清月照春庭——顾言清
时间:2017-10-26 15:26:28

  果不其然,顾潆接着她父王的话茬,忙打趣道,“哥哥平日里净是跟皇上在一处,也难怪。可也不能守着皇上一个人啊。”
  萧远知她话中之音,轻浅一笑,笑她还是一如初见时那般调皮,未曾变过。见她盘中菜肴未动几筷,却单单吃完了梅花糕,便又将他面前的梅花糕换到她面前去。她抬手微愣了几下,稍作迟疑,还是拿了盘中的梅花糕,眼底的欣笑也是一瞬而过。
  顾汶听了她姐姐的话,便放声大笑起来,“就是,就是,皇上与咱哥哥那是打小的情分,我看后宫那些娘娘们最怨的便怕是大哥了。”
  顾澟忙加了一筷子焖肉向顾汶撇去,道,“让你胡说。”
  顾汶见那黑红的焖肉直勾勾的朝着他的脸飞过来,说时便拿起筷子接过,若是再慢一点,便是满脸的油花,他倒是直接吃了,淡定道,“还是家里的厨子好。”
  这一幕倒是惹得全家都笑了起来,顾汶一去北境九月,顾潆也少回,顾家已经好久没有像今夜这样热闹过了。故而顾琰一时兴起饮了许多,萧远最不胜酒力,开始又喝的最急,便渐渐开始有了些睡意。顾澟见他已不胜酒力,府外寒冻,便留他们夫妻住下,顾汶和顾沅便架了萧远回了原先顾潆的屋子。

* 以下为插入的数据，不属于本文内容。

@@ -85,6 +88,12 @@
   return j < S ? B + j : -1;
 }
 
+__host__ __device__ __forceinline__ int k2_tile(const GemmParams& p, int j) {
+  if (p.p0_tiles == 0) return j;
+  const int B = p.num_tiles - p.n_half;
+  return j < B ? j + p.p0_tiles : j < B + p.p0_tiles ? j - B : j;
+}
+
 __host__ __device__ __forceinline__ bool ii_k1_full(int z, int t) { return (z & 1) ? z <= 2 * t - 3 : z <= 2 * t; }
 __host__ __device__ __forceinline__ bool ii_k2_full(int l, int t) { return l <= t; }
 __host__ __device__ __forceinline__ int ii_k3_full_levels(int t) { return t; }
diff --git a/glom_pytorch_b200/csrc/glom_api.cu b/glom_pytorch_b200/csrc/glom_api.cu
--- a/glom_pytorch_b200/csrc/glom_api.cu
+++ b/glom_pytorch_b200/csrc/glom_api.cu
@@ -359,6 +359,8 @@
     }
     const bool ii = !state_in && !resume && !freeze && iters >= g.L + 1 && g.L <= 32 &&
                     rep_row_blocks(g.n) < (g.rows + 255) / 256 && (size_t)g.n * g.L * g.d < (1u << 31);
+    const bool l0 = !freeze && iters >= 2 && g.L >= 2;
+    float* const h_p0 = reinterpret_cast<float*>(b.h);
     for (int t = 0; t < iters; ++t) {
       if (steps) {
         if (int r = launch_steps_schedule(g, t, iters, steps, fl.frozen, fl.block_frozen, ln))
@@ -368,6 +370,13 @@
       b.s32_in_bcast = (s0_direct && t == 0 && !state_in) ? 1 : 0;
       set_parity(sbuf, (t + p0) & 1);
       b.ii_reduce = ii && t < g.L;
+      if (l0) {
+        const int ld_slab = g.L * g.d;
+        b.p0_in = t == 0 ? nullptr : t == 1 ? loc(2) : h_p0;
+        b.p0_in_ld = t == 1 ? ld_slab : g.d;
+        b.p0_out = t == 0 ? loc(2) : t == 1 ? h_p0 : nullptr;
+        b.p0_out_ld = t == 0 ? ld_slab : g.d;
+      }
       if (int r = step_bf16(g, b, t, ln)) return fail(r, "step %d: %s", t, ln.err);
       if (settle) {
         if (int r = launch_settle_converge(g, t + 1, settle->tol, fl.dsq, b.nsq_out, fl.frozen, fl.block_frozen, fl.done,
diff --git a/glom_pytorch_b200/csrc/tc_kernels.cu b/glom_pytorch_b200/csrc/tc_kernels.cu
--- a/glom_pytorch_b200/csrc/tc_kernels.cu
+++ b/glom_pytorch_b200/csrc/tc_kernels.cu
@@ -50,6 +50,32 @@
       *reinterpret_cast<float4*>(dst + (size_t)r * pitch + c * 4) = make_float4(a.x + b4.x, a.y + b4.y, a.z + b4.z, a.w + b4.w);
   }
   __syncwarp();
+}
+
+template <int BN>
+__device__ __forceinline__ void p0_store(const float (&acc)[BN / 2], float* p, int ld, int row, int rows) {
+#pragma unroll
+  for (int h = 0; h < 2; ++h) {
+    if (row + 8 * h >= rows) continue;
+    float* r = p + (size_t)(row + 8 * h) * ld;
+#pragma unroll
+    for (int j = 0; j < BN / 8; ++j)
+      *reinterpret_cast<float2*>(r + 8 * j) = make_float2(acc[4 * j + 2 * h], acc[4 * j + 2 * h + 1]);
+  }
+}
+template <int BN>
+__device__ __forceinline__ void p0_load(float (&acc)[BN / 2], bool on, const float* p, int ld, int row, int rows) {
+#pragma unroll
+  for (int h = 0; h < 2; ++h) {
+    const bool ok = on && row + 8 * h < rows;
+    const float* r = p + (size_t)(ok ? row + 8 * h : 0) * ld;
+#pragma unroll
+    for (int j = 0; j < BN / 8; ++j) {
+      const float2 v = ok ? *reinterpret_cast<const float2*>(r + 8 * j) : make_float2(0.f, 0.f);
+      acc[4 * j + 2 * h] = v.x;
+      acc[4 * j + 2 * h + 1] = v.y;
+    }
+  }
 }
 
 template <int MODE>
@@ -114,7 +140,7 @@
       const int kbg_n = 4 * p.d / BK;
       const int blk_skip = (p.m128 - 1) * kbg_n;
       for (int it = 0, tile; (tile = sched_tile<MODE>(p, cluster_id, num_clusters, it)) >= 0; ++it) {
-        const TileInfo t = decode_tile<MODE, RED>(p, tile);
+        const TileInfo t = decode_tile<MODE, RED>(p, (RED && MODE == 1) ? k2_tile(p, tile) : tile);
         if constexpr (SETTLE) { if (settle_skip<MODE>(p, t)) continue; }
         const CUtensorMap* amap;
         int a_col, b_row;
@@ -137,7 +163,9 @@
         if constexpr (RED && MODE == 1) {
           if (p.num_m_rep > 0 && t.z + 1 >= p.remap_l) td_skip -= ((a_row >> 7) - (a_row >> 7) % p.h_period) * kbg_n;
         }
-        for (int kb = 0; kb < t.num_kb; ++kb) {
+        int kb0 = 0;
+        if constexpr (RED && MODE == 1) { if (p.p0_in && t.z == 0) kb0 = kbg_n; }
+        for (int kb = kb0; kb < t.num_kb; ++kb) {
           GLOM_CNT_WAIT(w0, mbar_wait(&empty_bar[stage], phase ^ 1));
           if (elected) {
             const uint32_t sa = smem0 + (uint32_t)stage * Cfg::STAGE_BYTES;
@@ -180,7 +208,7 @@
     int stage = 0; uint32_t phase = 0;
     float acc[BN / 2];
     for (int it = 0, tile; (tile = sched_tile<MODE>(p, cluster_id, num_clusters, it)) >= 0; ++it) {
-      const TileInfo t = decode_tile<MODE, RED>(p, tile);
+      const TileInfo t = decode_tile<MODE, RED>(p, (RED && MODE == 1) ? k2_tile(p, tile) : tile);
       if constexpr (SETTLE) { if (settle_skip<MODE>(p, t)) continue; }
       const int row0 = t.m_blk * 256 + cta_rank * BM + pair * 32;
       const int rows_left = p.rows - row0;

  他们三人从屋里出来,踩着庭中已稍厚的落雪发出吱嘎的声响,顾沅回身望着那阁中映入窗格的人影,似是若有所思地摇头道,“你们说这都六年了,姐夫待她这样好,姐姐怎么还是这一副老样子。”
  顾汶蹲下随手捏了一个雪球,在手中颠了几下,道,“你还不知大姐的脾气,怕是心还在那商贾叶启文身上呢。”说时手腕轻轻一纵,这雪球便轻巧地掷向月门外的雪地,不知翻滚到哪里去了。
  叶启文
  这是顾府上下都不愿再提起的名字,一晃六年,他依然是毓王府的禁忌。
  顾澟想着六年前她出嫁时心灰意冷的神情,盖上盖巾的绝望,仿佛如这雪夜的明月,寂夜高挂,冷若冰霜。叹道,“她心里住过一个人,便很难再住进一个人来了。”
  他们三人行至廊中,偏巧,忽地又是分不清天地的白茫茫一片。顾澟裹了裹领子一人掌灯走在前面,却听顾汶在身后幽幽地问道,“大哥心里是否也住着这样一个人呢?”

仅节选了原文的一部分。